IEB winners overcome a death in the family and Covid-19 lockdown to soar
From turning their tragedies to triumph and aiming above and beyond the skies, these are the stories of the cream of the crop of King David High School’s top-performing matric pupils of 2021 from their Linksfield, Johannesburg, campus.
The private school’s pupils wrote the Independent Examinations Board (IEB) exams and received their results early on Wednesday.
Lexi Davies wrote the exams after the traumatic loss of her father, who was murdered in April last year.
Davies told TimesLIVE on Tuesday, ahead of receiving her results, that she chose to use her father’s memory and the pride he had had in her to push as hard as she could.
“I used my matric year as a coping mechanism,” said Davies, explaining how she thrust herself into her school work with the aim of finishing what she had started.
Davies obtained six distinctions and an average of 84.5%.
After a life-changing 2021, Davies said she wanted to take a gap year in which she would focus on tutoring and perhaps consider studying medicine or business science next year.
Benjamin Shmukler, besides walking away with an impressive matric result, also bagged his private piloting license during the tough Covid-19 times.
Schmukler obtained eight distinctions in his matric exams — one of those for music.

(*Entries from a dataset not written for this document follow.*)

template<int GS, int CDR>
__device__ __forceinline__ void park_voice(const MixParams &P, const float *xs, uint32_t v,
    uint32_t sendMask, bool defer, bool isHrtf, bool playing, bool dirty, uint32_t counter, int t)
{
    const uint32_t n = P.frames;
    const bool sends = P.num_sends && sendMask;
    const bool park = sends || defer || CDR == 0;
    if(CDR > 0 && park)
        for(uint32_t k = t;k < n;k += GS) P.xscratch[size_t(v)*kLine + k] = xs[k];
    if(t == 0)
// ... 47 lines not shown
__device__ __forceinline__ void write_back_voice(const MixParams &P, VoiceRec &rec, uint32_t v,
    uint4 h1, uint32_t flags, uint32_t vstate, uint32_t increment, bool haveBuffer, bool isQueue,
    uint4 qh, const uint32_t *qitems, bool looping, uint32_t loopStart, uint32_t loopEnd,
    uint32_t bufFrames)
{
    uint32_t newFlags = (flags | kVfFading) & ~kVfCoefDirty;
    uint32_t newState = vstate;
    uint32_t buffersDone = 0u;
    int32_t pos = int32_t(h1.x); uint32_t frac = h1.y;
    if(vstate == 2u) newState = 0u;
    else
    {
        frac += increment*P.frames;
        const uint32_t done = frac >> 16;
        pos = add_sat(pos, int32_t(done));
        frac &= 0xffffu;
        if(haveBuffer && pos > 0 && isQueue)
        {
            uint32_t item = qh.x ? qh.y : kNoLoop;
            while(item != kNoLoop)
            {
                const uint32_t len = P.buffers[qitems[item]].frames;
                if(len > uint32_t(pos)) break;
                pos -= int32_t(len);
                ++buffersDone;
                item = (item + 1u < qh.x) ? item + 1u : qh.z;
            }
            if(item == kNoLoop) { newFlags &= ~kVfHaveBuffer; newState = 2u; }
            else if(item != qh.y) P.qhdr[v].y = item;
        }
        else if(haveBuffer && pos > 0)
        {
            if(looping)
            {
                uint32_t up = uint32_t(pos);
                if(up >= loopEnd)
                    pos = int32_t((up-loopStart)%(loopEnd-loopStart) + loopStart);
            }
            else if(uint32_t(pos) >= bufFrames)
            {
                newFlags &= ~kVfHaveBuffer;
                newState = 2u;
            }
        }
        if(!haveBuffer) newState = 2u;
        rec.pos = pos; rec.frac = frac;
    }
    rec.flags = newFlags;
    rec.state = newState;
    if(P.results)
        P.results[v] = VoiceResult{pos, frac,
            newState == 1u ? 1u : (newState == 2u ? 2u : (1u<<7)), buffersDone};
}

template<int GS, int GROUPS, int CDR>
__device__ __forceinline__ void store_partial_row(const float (&accD)[CDR][kLine/GS], unsigned char *smem,
    float *partial, int g, int t)
{
    constexpr int SPT = kLine / GS;
    const size_t row = blockIdx.x;
    __syncthreads();
    float *stage = reinterpret_cast<float*>(smem);
    float *pd = partial + row*(size_t(CDR)*kLine);
    if(GROUPS == 1)
    {
        #pragma unroll
        for(int c = 0;c < CDR;++c)
            #pragma unroll
            for(int r = 0;r < SPT;++r)
                pd[c*kLine + t + r*GS] = accD[c][r];
    }
    else
    {
        for(int gg = 0;gg < GROUPS;++gg)
        {
            if(g == gg)
            {
                #pragma unroll
                for(int c = 0;c < CDR;++c)
                    #pragma unroll
                    for(int r = 0;r < SPT;++r)
                    {
                        float *dst = stage + c*kLine + t + r*GS;
                        if(gg == 0) *dst = accD[c][r]; else *dst += accD[c][r];
                    }
            }
            __syncthreads();
        }
        for(int o = threadIdx.x;o < CDR*kLine;o += GS*GROUPS) pd[o] = stage[o];
    }
}

constexpr int kMixGS = 64, kMixGroups = 2;

template<int GS, int GROUPS, int CDR>
__global__ void __launch_bounds__(GS*GROUPS, GS*GROUPS != 128 ? 1 : (CDR == 0 ? 5 : 3))
k_mix_voices(const MixParams P)
{
    using Smem = GroupSmem<CDR>;
    static_assert(CDR == 0 || sizeof(Smem)*GROUPS >= size_t(CDR)*kLine*sizeof(float),
        "the partial row is staged in the groups' storage");
    extern __shared__ __align__(16) unsigned char smem_raw[];
    const int g = threadIdx.x / GS;
    const int t = threadIdx.x % GS;
    Smem &S = reinterpret_cast<Smem*>(smem_raw)[g];
    const int bar = 1 + g;
    constexpr int SPT = kLine / GS;

    float accD[CDR > 0 ? CDR : 1][SPT];
    #pragma unroll
    for(int c = 0;c < (CDR > 0 ? CDR : 1);++c)
        #pragma unroll
        for(int r = 0;r < SPT;++r) accD[c][r] = 0.0f;

    const uint32_t n = P.frames;
    if(t == 0) { mbar_init(&S.tmaBar, 1u); mbar_fence_init(); }
    uint32_t tmaPhase = 0u;
    group_sync(bar, GS);

    const uint32_t groups = gridDim.x*GROUPS;
    for(uint32_t oi = CDR > 0 ? blockIdx.x*GROUPS + g : claim_voice(P, S.claimed, t, bar, GS, groups);
        oi < P.num_order;
        oi = CDR > 0 ? oi + groups : claim_voice(P, S.claimed, t, bar, GS, groups))
    {
        const uint32_t v = P.order[oi];
        VoiceRec &rec = P.voices[v];
        const uint4 *hp = reinterpret_cast<const uint4*>(&rec);
        const uint4 h0 = hp[0], h1 = hp[1], h2 = hp[2], h3 = hp[3];
        const uint32_t vstate = h0.x;
        if(voice_early_out(P, rec, v, vstate, h1, t)) continue;
        const uint32_t increment = h1.z;
        const uint32_t flags = h0.y;
        const bool haveBuffer = (flags & kVfHaveBuffer) != 0;
        const BufferRec rb = P.buffers[haveBuffer ? h0.z : 0u];
        const BufferRec buf = (haveBuffer && rb.pad && P.cbplan) ? P.cbplan[rb.pad - 1u] : rb;
        const uint32_t cbSlot = haveBuffer ? buf.pad : 0u;
        const uint32_t loopStart = h1.w, loopEnd = h2.x;
        int32_t intPos = int32_t(h1.x);
        uint32_t fracPos = h1.y;
        bool looping = (flags & kVfLooping) != 0 && cbSlot == 0u;
        if((flags & kVfStatic) && looping && haveBuffer && intPos >= 0
            && uint32_t(intPos) >= loopEnd)
            looping = false;
        const uint32_t resampler = h0.w;
        const bool isQueue = !(flags & kVfStatic) && P.qhdr != nullptr && cbSlot == 0u;
        const uint4 qh = isQueue ? P.qhdr[v] : make_uint4(0u, 0u, kNoLoop, 0u);
        const uint32_t *qitems = P.queue + size_t(v)*kMaxQueue;
        const bool isHrtf = CDR == 0 && P.ir_pad != 0u && (flags & kVfHrtf);
        const bool dirty = (flags & kVfCoefDirty) != 0;
        FilterRec *dfilt = P.filt ? P.filt + size_t(v)*P.filt_paths : nullptr;
        const bool defer = dfilt && dfilt->active;
        const bool playing = vstate == 1u;

        for(int k = t;k < kPad;k += GS) S.win[k] = rec.prev[k];
        uint32_t m, tapOff, ms;
        build_phase_table<GS>(P, S.tabF, S.tabD, resampler, increment, h2, h3, t, m, tapOff, ms);
        float *xs = CDR > 0 ? S.x : P.xscratch + size_t(v)*kLine;
        if(CDR == 0) prefetch_next_voices<GS>(P, oi, groups, t);

        for(uint32_t loaded = 0;loaded < n;)
        {
            uint32_t dstn, srcn;
            calc_buffer_size(fracPos, increment, n-loaded, dstn, srcn);
            uint32_t srcDelay = 0;
            bool silent = false;
            bool packedWin = false;
            if(dstn == 0u) { dstn = n - loaded; silent = true; }
            if(intPos < 0)
            {
                srcDelay = uint32_t(-intPos);
                if(srcDelay >= srcn) silent = true;
            }
            const bool histExact = group_sync_and(bar, GS, t >= kEdge || exact16(S.win[t]));
            if(silent)
            {
                for(uint32_t k = t;k < dstn;k += GS) xs[loaded+k] = 0.0f;
                for(uint32_t k = t;k < srcn;k += GS) S.win[kEdge+k] = 0.0f;
            }
            else
            {
                float *srcBuffer = S.win + kEdge;
                bool winInt = false;
                const bool pack = resampler >= 4u && !(increment == 65536u && fracPos == 0u) && histExact;
                if(!haveBuffer) hold_end_sample<GS>(srcBuffer, srcn, t, bar);
                else
                {
                    const uint32_t uintPos = intPos < 0 ? 0u : uint32_t(intPos);
                    const uint32_t count = srcn - srcDelay;
                    for(uint32_t k = t;k < srcDelay;k += GS) srcBuffer[k] = 0.0f;
                    winInt = stage_span_tma<GS>(S.win, &S.tmaBar, tmaPhase, buf, flags, isQueue, looping,
                            loopStart, loopEnd, uintPos, srcDelay, count, pack, packedWin, t, bar)
                        || gather_span<GS>(P, buf, flags, isQueue, qh, qitems, looping, loopStart, loopEnd,
                            uintPos, count, srcBuffer + srcDelay, t, bar);
                }
                group_sync(bar, GS);

                if(pack && winInt && !packedWin)
                {
                    pack_window16<GS>(S.win, srcn, t, bar);
                    packedWin = true;
                }
                resample_chunk<GS>(S.win, S.tabF, S.tabD, xs, loaded, dstn, increment, fracPos,
                    resampler, m, tapOff, ms, packedWin, t);
            }
            advance_chunk<GS>(S.win, rec.prev, packedWin, silent, playing, n, loaded, dstn, increment,
                fracPos, intPos, t, bar);
        }
        group_sync(bar, GS);

        const uint32_t counter = (flags & kVfFading) ? (n < 64u ? n : 64u) : 0u;
        if(P.sendinfo)
            park_voice<GS, CDR>(P, xs, v, rec.send_mask, defer, isHrtf, playing, dirty, counter, t);
        if(dfilt && !defer) filter_clear(*dfilt, t);
        if constexpr(CDR > 0)
            if(!defer)
                mix_dry<GS, CDR>(accD, xs, S.newGain, P.dry_cur + size_t(v)*P.cd, P.dry_tgt + size_t(v)*P.cd,
                    P.cd, n, counter, playing, t);
        if(t == 0)
            write_back_voice(P, rec, v, h1, flags, vstate, increment, haveBuffer, isQueue, qh, qitems,
                looping, loopStart, loopEnd, buf.frames);
        group_sync(bar, GS);
        if(CDR > 0 && !defer) store_dry_gains(P.dry_cur + size_t(v)*P.cd, S.newGain, P.cd, t);
        group_sync(bar, GS);
    }

    if constexpr(CDR > 0) store_partial_row<GS, GROUPS, CDR>(accD, smem_raw, P.partial, g, t);
}

template<int GROUPS, int CDR>
union DeferredSmem {
    struct { float x[kLine]; float newGain[32]; } group[GROUPS];
    float stage[CDR*kLine];
};

template<int GS, int GROUPS, int CDR>
__global__ void __launch_bounds__(GS*GROUPS)
k_mix_deferred(const MixParams P)
{
    extern __shared__ __align__(16) unsigned char smem_raw[];
    const int g = threadIdx.x / GS;
    const int t = threadIdx.x % GS;
    auto &S = reinterpret_cast<DeferredSmem<GROUPS, CDR>*>(smem_raw)->group[g];
    const int bar = 1 + g;
    constexpr int SPT = kLine / GS;

    float accD[CDR][SPT];
    #pragma unroll
    for(int c = 0;c < CDR;++c)
        #pragma unroll
        for(int r = 0;r < SPT;++r) accD[c][r] = 0.0f;

    const uint32_t n = P.frames;
    const uint32_t groups = gridDim.x*GROUPS;
    for(uint32_t oi = blockIdx.x*GROUPS + g;oi < P.num_order;oi += groups)
    {
        const uint32_t v = P.order[oi];
        const uint32_t info = P.sendinfo[v];
        if(!(info & kSiDeferred)) continue;
        const float *fl = P.dline + size_t(v)*kLine;
        for(uint32_t k = t;k < n;k += GS) S.x[k] = fl[k];
        group_sync(bar, GS);
        mix_dry<GS, CDR>(accD, S.x, S.newGain, P.dry_cur + size_t(v)*P.cd, P.dry_tgt + size_t(v)*P.cd,
            P.cd, n, (info >> 8) & 0xffu, (info & kSiPlaying) != 0, t);
        group_sync(bar, GS);
        store_dry_gains(P.dry_cur + size_t(v)*P.cd, S.newGain, P.cd, t);
    }

    store_partial_row<GS, GROUPS, CDR>(accD, smem_raw, P.partial, g, t);
}

constexpr int kFirGS = 64, kFirGroups = 2, kFirCtasPerSm = 4;

__device__ __forceinline__ uint32_t next_hrtf_voice(const MixParams &P, uint32_t oi, uint32_t stride,
    uint32_t &v, uint32_t &info)
{
    for(;oi < P.num_order;oi += stride)
    {
        v = P.order[oi];
        info = P.sendinfo[v];
        if(info & kSiHrtf) break;
    }
    return oi;
}
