diff --git a/fasttrack_amd/csrc/ft_host.h b/fasttrack_amd/csrc/ft_host.h
--- a/fasttrack_amd/csrc/ft_host.h
+++ b/fasttrack_amd/csrc/ft_host.h
@@ -196,6 +196,7 @@
     std::vector<int> levelOff;
     FtGeom geom{};
     FtPyrBands pyrBands{};
+    FtOctClasses octClasses{};
     hipStream_t stream = nullptr;
     hipStream_t streamB = nullptr;
     hipEvent_t evA[FT_PIPE_MAX] = {}, evB[FT_PIPE_MAX] = {};
@@ -318,7 +319,7 @@
 int ft_pipeline_depth(const ft_tuning &t, int batch, bool deviceOctree);
 int ft_extract_prepare(ft_extractor *ex, const uint8_t *const *images, int batch, int on_device, int width, int height,
                        int stride);
-int ft_extract_launch_a(ft_extractor *ex, int b0, int nb, hipEvent_t done);
+int ft_extract_launch_a(ft_extractor *ex, int sub, int b0, int nb, hipEvent_t done);
 int ft_extract_ensure_stage(ft_extractor *ex);
 int ft_extract_ensure_host_cand(ft_extractor *ex);
 void ft_extract_restage(ft_extractor *ex, const uint8_t *const *images, int batch, int width, int height, int stride);
diff --git a/fasttrack_amd/csrc/ft_internal.h b/fasttrack_amd/csrc/ft_internal.h
--- a/fasttrack_amd/csrc/ft_internal.h
+++ b/fasttrack_amd/csrc/ft_internal.h
@@ -171,11 +171,24 @@
                          const uint8_t *pyr, int iniTh, int minTh, int alignedLoads, int *cellCount,
                          uint32_t *stage, int ordered, const FtCellRec *cellTab);
 int ft_launch_compact(hipStream_t st, const FtGeom &g, int batch, const int *cellCount, const uint32_t *stage,
-                      uint32_t *cand, int *candCount);
+                      uint32_t *cand, int *candCount, int *octCounters);
 int ft_launch_orient_desc(hipStream_t st, const FtGeom &g, int batch, const uint8_t *const *l0, int l0pitch,
                           const uint8_t *pyr, int alignedLoads, const FtSelKp *sel, const int *selCount,
                           const FtOctArgs &layout, int *nSel, ft_keypoint *keys, uint8_t *desc);
-int ft_launch_octree(hipStream_t st, const FtGeom &g, int batch, const FtOctArgs &a);
+struct FtOctClasses {
+    int split;
+    int keys[2], pool[2];
+    int smem[2];
+};
+#define FT_OCT_MINKEYS 64
+#define FT_OCT_CLASSES_DEFAULT 0
+#define FT_OCT_CLASS_SPLIT 3
+#define FT_OCT_CLASS_FILL 6
+void ft_octree_classes_of(const FtGeom &g, const int *quota, const int *need, int classes, bool compact, int split, int fill,
+                          FtOctClasses *out);
+int ft_launch_octree(hipStream_t st, const FtGeom &g, int batch, const FtOctArgs &a, const FtOctClasses *cls = nullptr,
+                     bool countersZeroed = false);
+size_t ft_octree_class_smem_bytes(int keys, int poolCap, bool compact);
 int ft_launch_blur_level(hipStream_t st, const uint8_t *img, int pitch, int w, int h, uint8_t *dst, int dstPitch);
 size_t ft_octree_smem_bytes(int poolCap, bool compact = false);
 size_t ft_octree_hist_smem_bytes(int poolCap);
diff --git a/fasttrack_amd/csrc/kernels_extract.hip b/fasttrack_amd/csrc/kernels_extract.hip
--- a/fasttrack_amd/csrc/kernels_extract.hip
+++ b/fasttrack_amd/csrc/kernels_extract.hip
@@ -894,12 +894,13 @@
 }
 
 __global__ __launch_bounds__(256) void k_compact(FtGeom g, const int *cellCount, const uint32_t *stage,
-                                                 uint32_t *cand, int *candCount) {
+                                                 uint32_t *cand, int *candCount, int *octCounters) {
     extern __shared__ __attribute__((aligned(16))) uint8_t smem[];
     int *offs = (int *)smem;
     __shared__ int wsum[4];
     const int tid = threadIdx.x, lane = tid & 63, wave = tid >> 6;
     const int level = blockIdx.x, slot = blockIdx.y;
+    if (octCounters && level == 0 && slot == 0 && tid < 2) octCounters[tid] = 0;
     const FtLevelGeom &L = g.lv[level];
     const int nCells = L.nCols * L.nRows;
     const int *cnt = cellCount + (size_t)slot * g.totalCells + L.cellBase;
@@ -1534,13 +1535,13 @@
 }
 
 int ft_launch_compact(hipStream_t st, const FtGeom &g, int batch, const int *cellCount, const uint32_t *stage,
-                      uint32_t *cand, int *candCount) {
+                      uint32_t *cand, int *candCount, int *octCounters) {
     int maxCells = 0;
     for (int l = 0; l < g.nlevels; l++) maxCells = std::max(maxCells, g.lv[l].nCols * g.lv[l].nRows);
     dim3 grid2(g.nlevels, batch, 1), block(256, 1, 1);
     for (int rep = ft_debug_repeat("compact"); rep > 0; rep--)
     hipLaunchKernelGGL(k_compact, grid2, block, (size_t)(maxCells + 1) * sizeof(int), st, g, cellCount, stage, cand,
-                       candCount);
+                       candCount, octCounters);
     FT_HIP(hipGetLastError());
     return FT_OK;
 }
diff --git a/fasttrack_amd/csrc/kernels_octree.hip b/fasttrack_amd/csrc/kernels_octree.hip
--- a/fasttrack_amd/csrc/kernels_octree.hip
+++ b/fasttrack_amd/csrc/kernels_octree.hip
@@ -289,7 +289,7 @@
 
 template <bool HIST>
 __device__ __forceinline__ bool oct_level(const FtGeom &g, const FtOctArgs &a, const int slot, const int level, const int maxN,
-                                          uint8_t *smem, uint32_t *lowG = nullptr) {
+                                          const int cap, uint8_t *smem, uint32_t *lowG = nullptr) {
     const int tid = threadIdx.x;
     const int lane = tid & 63;
     const FtLevelGeom &L = g.lv[level];
@@ -345,7 +345,6 @@
         }
     }
     const uint32_t *cand = a.cand + (size_t)slot * g.candPerSlot + L.candBase;
-    const int cap = a.poolCap;
     const OctLds o = oct_lds_layout(cap, HIST ? oct_hist_key_bytes() : maxN * 8, HIST, lowG != nullptr);
     const bool compact = !HIST && o.low != 0;
     unsigned long long *keys = (unsigned long long *)(smem + o.keys);
@@ -801,11 +800,12 @@
     }
 }
 
-__global__ __launch_bounds__(OCT_THREADS) void k_octree(FtGeom g, FtOctArgs a) {
+__global__ __launch_bounds__(OCT_THREADS) void k_octree(FtGeom g, FtOctArgs a, int level0, int maxN, int cap) {
     extern __shared__ __attribute__((aligned(16))) uint8_t smem[];
     __builtin_amdgcn_s_setprio(3);
-    oct_level<false>(g, a, blockIdx.x, blockIdx.y, FT_OCT_MAXN, smem,
-                     a.low ? a.low + ((size_t)blockIdx.x * g.nlevels + blockIdx.y) * FT_OCT_MAXN : nullptr);
+    const int level = level0 + (int)blockIdx.y;
+    oct_level<false>(g, a, blockIdx.x, level, maxN, cap, smem,
+                     a.low ? a.low + ((size_t)blockIdx.x * g.nlevels + level) * FT_OCT_MAXN : nullptr);
 }
 
 __global__ __launch_bounds__(OCT_THREADS) void k_octree_hist(FtGeom g, FtOctArgs a) {
@@ -816,7 +816,7 @@
     for (int ei = (int)blockIdx.x; ei < cnt; ei += (int)gridDim.x) {
         const unsigned e = a.bigList[ei];
         const int slot = (int)(e & 0xffffu), level = (int)(e >> 16);
-        const bool done = oct_level<true>(g, a, slot, level, 0, smem);
+        const bool done = oct_level<true>(g, a, slot, level, 0, a.poolCap, smem);
         if (!done && threadIdx.x == 0) {
             const int n = a.candCount[slot * g.nlevels + level];
             bool ok = false;
@@ -845,11 +845,11 @@
     const int n = a.candCount[slot * g.nlevels + level];
     const int N = a.quota[level];
     bool done = false;
-    if (2 * n >= 3 * N || n > FT_OCT_MAXN) done = oct_level<true>(g, a, slot, level, 0, smem);
+    if (2 * n >= 3 * N || n > FT_OCT_MAXN) done = oct_level<true>(g, a, slot, level, 0, a.poolCap, smem);
     if (done) return;
     if (n <= FT_OCT_MAXN) {
         __syncthreads();
-        oct_level<false>(g, a, slot, level, FT_OCT_MAXN, smem, a.low ? a.low + ((size_t)slot * g.nlevels + level) * FT_OCT_MAXN : nullptr);
+        oct_level<false>(g, a, slot, level, FT_OCT_MAXN, a.poolCap, smem, a.low ? a.low + ((size_t)slot * g.nlevels + level) * FT_OCT_MAXN : nullptr);
         return;
     }
     if (threadIdx.x == 0) {
@@ -875,7 +875,7 @@
     const int cnt = min(a.bigCount[1], a.sortCap);
     if ((int)blockIdx.x >= cnt) return;
     const unsigned e = a.sortList[blockIdx.x];
-    oct_level<false>(g, a, (int)(e & 0xffffu), (int)(e >> 16), a.bigN, smem);
+    oct_level<false>(g, a, (int)(e & 0xffffu), (int)(e >> 16), a.bigN, a.poolCap, smem);
 }
 
 }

While Schmukler might have been expected to continue on his aviation and piloting path, which he has pursued since he was in Grade 9, he is considering a career in something that could see him behind some amazing creations and inventions.
“I thought I wanted to be an airline pilot until about a year or two ago, but it’s no longer something I want to do. As clichéd as it sounds, I want to invest in something new and that is why I want to study mechatronics engineering or aeronautical engineering,” he said.
Schmukler has some time to decide as he is planning to spend this year in Israel before choosing a way forward.
He said the matric year required immense preparation, but he ensured that he balanced his school life with enough leisure time, and praised the dedication of his teachers.
Riki Toubkin, who is one of two pupils to achieve a top spot in the school, is aiming to study medicine in Europe or the US.
He scored nine distinctions and, like his fellow top achiever Shannon Wolpe, obtained a 95% aggregate.
“I’m hoping I did well. I am hoping I got a full house,” he said ahead of the results being released.
The school also expressed its pride in Dylan Kruger, who went from being an average student, obtaining Bs and Cs in his lower grades, to cementing his place as one of the top achievers of the year.
Kruger received a 91.8% aggregate and a whopping 99% in mathematics.
Speaking to TimesLIVE, Kruger said it was never too late to buckle down, work hard and improve one’s results by at least a symbol or two.
He said Covid-19 was a blessing in disguise for his studies.
“Covid-19 helped me. It gave me more time to study because it cut out travel time to school. I could study 12 hours every day.”
Other notable achievements by the school were three sets of twins who between them obtained 41 distinctions.
The school said it also had pupils who required “educational support” and did well. Some were told “they would never matriculate, but in the end they all did so brilliantly. One obtained five distinctions and another obtained six”, the school said.